Your objective: Nothing but the records beneath, reproduced exactly, should appear in the answer.

+++ Records for processing +++

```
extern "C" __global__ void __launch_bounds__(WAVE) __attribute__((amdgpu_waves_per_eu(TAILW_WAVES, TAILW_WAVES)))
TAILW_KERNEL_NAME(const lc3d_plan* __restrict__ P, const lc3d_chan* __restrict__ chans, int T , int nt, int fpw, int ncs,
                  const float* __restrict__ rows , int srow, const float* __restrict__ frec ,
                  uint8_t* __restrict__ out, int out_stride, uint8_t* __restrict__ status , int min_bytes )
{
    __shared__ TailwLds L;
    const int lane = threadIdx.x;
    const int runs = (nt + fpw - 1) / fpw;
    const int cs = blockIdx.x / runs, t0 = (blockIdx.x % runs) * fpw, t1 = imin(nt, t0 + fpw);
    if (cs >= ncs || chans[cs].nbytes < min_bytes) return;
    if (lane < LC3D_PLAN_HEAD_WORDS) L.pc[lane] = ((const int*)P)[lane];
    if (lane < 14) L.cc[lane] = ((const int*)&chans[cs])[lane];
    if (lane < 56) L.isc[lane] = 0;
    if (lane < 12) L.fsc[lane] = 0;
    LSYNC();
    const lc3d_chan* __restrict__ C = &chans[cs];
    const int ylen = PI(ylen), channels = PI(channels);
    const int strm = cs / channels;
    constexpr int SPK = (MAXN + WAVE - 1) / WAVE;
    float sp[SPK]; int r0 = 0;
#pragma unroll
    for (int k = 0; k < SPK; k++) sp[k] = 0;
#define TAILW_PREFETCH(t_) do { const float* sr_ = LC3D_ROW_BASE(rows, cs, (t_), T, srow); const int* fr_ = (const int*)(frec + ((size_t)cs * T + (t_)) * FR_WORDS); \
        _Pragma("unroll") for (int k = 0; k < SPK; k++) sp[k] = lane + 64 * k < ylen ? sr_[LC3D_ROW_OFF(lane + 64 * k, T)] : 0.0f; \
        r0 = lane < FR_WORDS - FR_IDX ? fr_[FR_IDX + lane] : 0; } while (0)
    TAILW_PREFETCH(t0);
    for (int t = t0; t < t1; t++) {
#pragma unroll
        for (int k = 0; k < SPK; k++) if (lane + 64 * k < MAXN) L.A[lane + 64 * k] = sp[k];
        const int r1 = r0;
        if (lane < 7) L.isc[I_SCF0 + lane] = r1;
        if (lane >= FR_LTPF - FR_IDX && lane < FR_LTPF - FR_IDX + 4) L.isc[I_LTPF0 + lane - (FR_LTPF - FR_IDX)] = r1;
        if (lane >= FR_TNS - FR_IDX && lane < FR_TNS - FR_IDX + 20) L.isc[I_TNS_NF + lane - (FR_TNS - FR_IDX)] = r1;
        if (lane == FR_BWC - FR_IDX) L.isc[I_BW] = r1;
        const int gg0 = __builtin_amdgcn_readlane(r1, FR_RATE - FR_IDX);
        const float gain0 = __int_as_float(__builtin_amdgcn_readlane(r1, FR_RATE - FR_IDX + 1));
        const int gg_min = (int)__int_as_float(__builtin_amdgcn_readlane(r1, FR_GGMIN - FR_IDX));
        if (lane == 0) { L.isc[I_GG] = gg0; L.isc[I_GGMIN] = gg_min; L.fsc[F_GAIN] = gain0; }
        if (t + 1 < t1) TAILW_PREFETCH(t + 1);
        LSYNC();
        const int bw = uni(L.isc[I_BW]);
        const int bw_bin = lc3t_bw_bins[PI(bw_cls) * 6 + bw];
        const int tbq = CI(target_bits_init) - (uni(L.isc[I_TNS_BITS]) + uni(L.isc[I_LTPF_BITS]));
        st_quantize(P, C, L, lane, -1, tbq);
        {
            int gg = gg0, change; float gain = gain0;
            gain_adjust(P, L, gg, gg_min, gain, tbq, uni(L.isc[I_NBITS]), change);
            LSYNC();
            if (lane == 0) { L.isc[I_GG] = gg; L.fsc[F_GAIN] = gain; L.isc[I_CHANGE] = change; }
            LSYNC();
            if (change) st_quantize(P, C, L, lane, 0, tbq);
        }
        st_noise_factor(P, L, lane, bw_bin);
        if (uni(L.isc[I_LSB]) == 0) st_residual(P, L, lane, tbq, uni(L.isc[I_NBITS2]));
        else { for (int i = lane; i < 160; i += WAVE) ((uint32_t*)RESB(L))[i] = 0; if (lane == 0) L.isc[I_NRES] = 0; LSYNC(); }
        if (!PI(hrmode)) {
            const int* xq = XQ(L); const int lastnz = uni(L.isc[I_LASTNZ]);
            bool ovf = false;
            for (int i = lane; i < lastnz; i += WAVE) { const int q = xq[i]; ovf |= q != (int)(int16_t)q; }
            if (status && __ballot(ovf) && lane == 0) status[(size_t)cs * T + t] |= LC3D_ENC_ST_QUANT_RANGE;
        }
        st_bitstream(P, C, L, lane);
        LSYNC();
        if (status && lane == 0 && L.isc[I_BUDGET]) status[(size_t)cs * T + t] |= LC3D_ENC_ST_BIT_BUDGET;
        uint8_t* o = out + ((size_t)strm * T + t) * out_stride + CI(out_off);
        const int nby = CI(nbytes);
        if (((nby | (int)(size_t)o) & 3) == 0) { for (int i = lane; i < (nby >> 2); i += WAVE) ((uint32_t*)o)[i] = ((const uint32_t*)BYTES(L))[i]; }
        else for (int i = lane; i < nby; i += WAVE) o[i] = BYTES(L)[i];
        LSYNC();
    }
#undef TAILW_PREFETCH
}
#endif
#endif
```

+++

Output of the exercise:
```
extern "C" __global__ void __launch_bounds__(WAVE) __attribute__((amdgpu_waves_per_eu(TAILW_WAVES, TAILW_WAVES)))
TAILW_KERNEL_NAME(const lc3d_plan* __restrict__ P, const lc3d_chan* __restrict__ chans, int T , int nt, int fpw, int ncs,
                  const float* __restrict__ rows , int srow, const float* __restrict__ frec ,
                  uint8_t* __restrict__ out, int out_stride, uint8_t* __restrict__ status , int min_bytes )
{
    __shared__ TailwLds L;
    const int lane = threadIdx.x;
    const int runs = (nt + fpw - 1) / fpw;
    const int cs = blockIdx.x / runs, t0 = (blockIdx.x % runs) * fpw, t1 = imin(nt, t0 + fpw);
    if (cs >= ncs || chans[cs].nbytes < min_bytes) return;
    if (lane < LC3D_PLAN_HEAD_WORDS) L.pc[lane] = ((const int*)P)[lane];
    if (lane < 14) L.cc[lane] = ((const int*)&chans[cs])[lane];
    if (lane < 56) L.isc[lane] = 0;
    if (lane < 12) L.fsc[lane] = 0;
    LSYNC();
    const lc3d_chan* __restrict__ C = &chans[cs];
    const int ylen = PI(ylen), channels = PI(channels);
    const int strm = cs / channels;
    constexpr int SPK = (MAXN + WAVE - 1) / WAVE;
    float sp[SPK]; int r0 = 0;
#pragma unroll
    for (int k = 0; k < SPK; k++) sp[k] = 0;
#define TAILW_PREFETCH(t_) do { const float* sr_ = LC3D_ROW_BASE(rows, cs, (t_), T, srow); const int* fr_ = (const int*)(frec + ((size_t)cs * T + (t_)) * FR_WORDS); \
        _Pragma("unroll") for (int k = 0; k < SPK; k++) sp[k] = lane + 64 * k < ylen ? sr_[LC3D_ROW_OFF(lane + 64 * k, T)] : 0.0f; \
        r0 = lane < FR_WORDS - FR_IDX ? fr_[FR_IDX + lane] : 0; } while (0)
    TAILW_PREFETCH(t0);
    for (int t = t0; t < t1; t++) {
#pragma unroll
        for (int k = 0; k < SPK; k++) if (lane + 64 * k < MAXN) L.A[lane + 64 * k] = sp[k];
        const int r1 = r0;
        if (lane < 7) L.isc[I_SCF0 + lane] = r1;
        if (lane >= FR_LTPF - FR_IDX && lane < FR_LTPF - FR_IDX + 4) L.isc[I_LTPF0 + lane - (FR_LTPF - FR_IDX)] = r1;
        if (lane >= FR_TNS - FR_IDX && lane < FR_TNS - FR_IDX + 20) L.isc[I_TNS_NF + lane - (FR_TNS - FR_IDX)] = r1;
        if (lane == FR_BWC - FR_IDX) L.isc[I_BW] = r1;
        const int gg0 = __builtin_amdgcn_readlane(r1, FR_RATE - FR_IDX);
        const float gain0 = __int_as_float(__builtin_amdgcn_readlane(r1, FR_RATE - FR_IDX + 1));
        const int gg_min = (int)__int_as_float(__builtin_amdgcn_readlane(r1, FR_GGMIN - FR_IDX));
        if (lane == 0) { L.isc[I_GG] = gg0; L.isc[I_GGMIN] = gg_min; L.fsc[F_GAIN] = gain0; }
        if (t + 1 < t1) TAILW_PREFETCH(t + 1);
        LSYNC();
        const int bw = uni(L.isc[I_BW]);
        const int bw_bin = lc3t_bw_bins[PI(bw_cls) * 6 + bw];
        const int tbq = CI(target_bits_init) - (uni(L.isc[I_TNS_BITS]) + uni(L.isc[I_LTPF_BITS]));
        st_quantize(P, C, L, lane, -1, tbq);
        {
            int gg = gg0, change; float gain = gain0;
            gain_adjust(P, L, gg, gg_min, gain, tbq, uni(L.isc[I_NBITS]), change);
            LSYNC();
            if (lane == 0) { L.isc[I_GG] = gg; L.fsc[F_GAIN] = gain; L.isc[I_CHANGE] = change; }
            LSYNC();
            if (change) st_quantize(P, C, L, lane, 0, tbq);
        }
        st_noise_factor(P, L, lane, bw_bin);
        if (uni(L.isc[I_LSB]) == 0) st_residual(P, L, lane, tbq, uni(L.isc[I_NBITS2]));
        else { for (int i = lane; i < 160; i += WAVE) ((uint32_t*)RESB(L))[i] = 0; if (lane == 0) L.isc[I_NRES] = 0; LSYNC(); }
        if (!PI(hrmode)) {
            const int* xq = XQ(L); const int lastnz = uni(L.isc[I_LASTNZ]);
            bool ovf = false;
            for (int i = lane; i < lastnz; i += WAVE) { const int q = xq[i]; ovf |= q != (int)(int16_t)q; }
            if (status && __ballot(ovf) && lane == 0) status[(size_t)cs * T + t] |= LC3D_ENC_ST_QUANT_RANGE;
        }
        st_bitstream(P, C, L, lane);
        LSYNC();
        if (status && lane == 0 && L.isc[I_BUDGET]) status[(size_t)cs * T + t] |= LC3D_ENC_ST_BIT_BUDGET;
        uint8_t* o = out + ((size_t)strm * T + t) * out_stride + CI(out_off);
        const int nby = CI(nbytes);
        if (((nby | (int)(size_t)o) & 3) == 0) { for (int i = lane; i < (nby >> 2); i += WAVE) ((uint32_t*)o)[i] = ((const uint32_t*)BYTES(L))[i]; }
        else for (int i = lane; i < nby; i += WAVE) o[i] = BYTES(L)[i];
        LSYNC();
    }
#undef TAILW_PREFETCH
}
#endif
#endif
```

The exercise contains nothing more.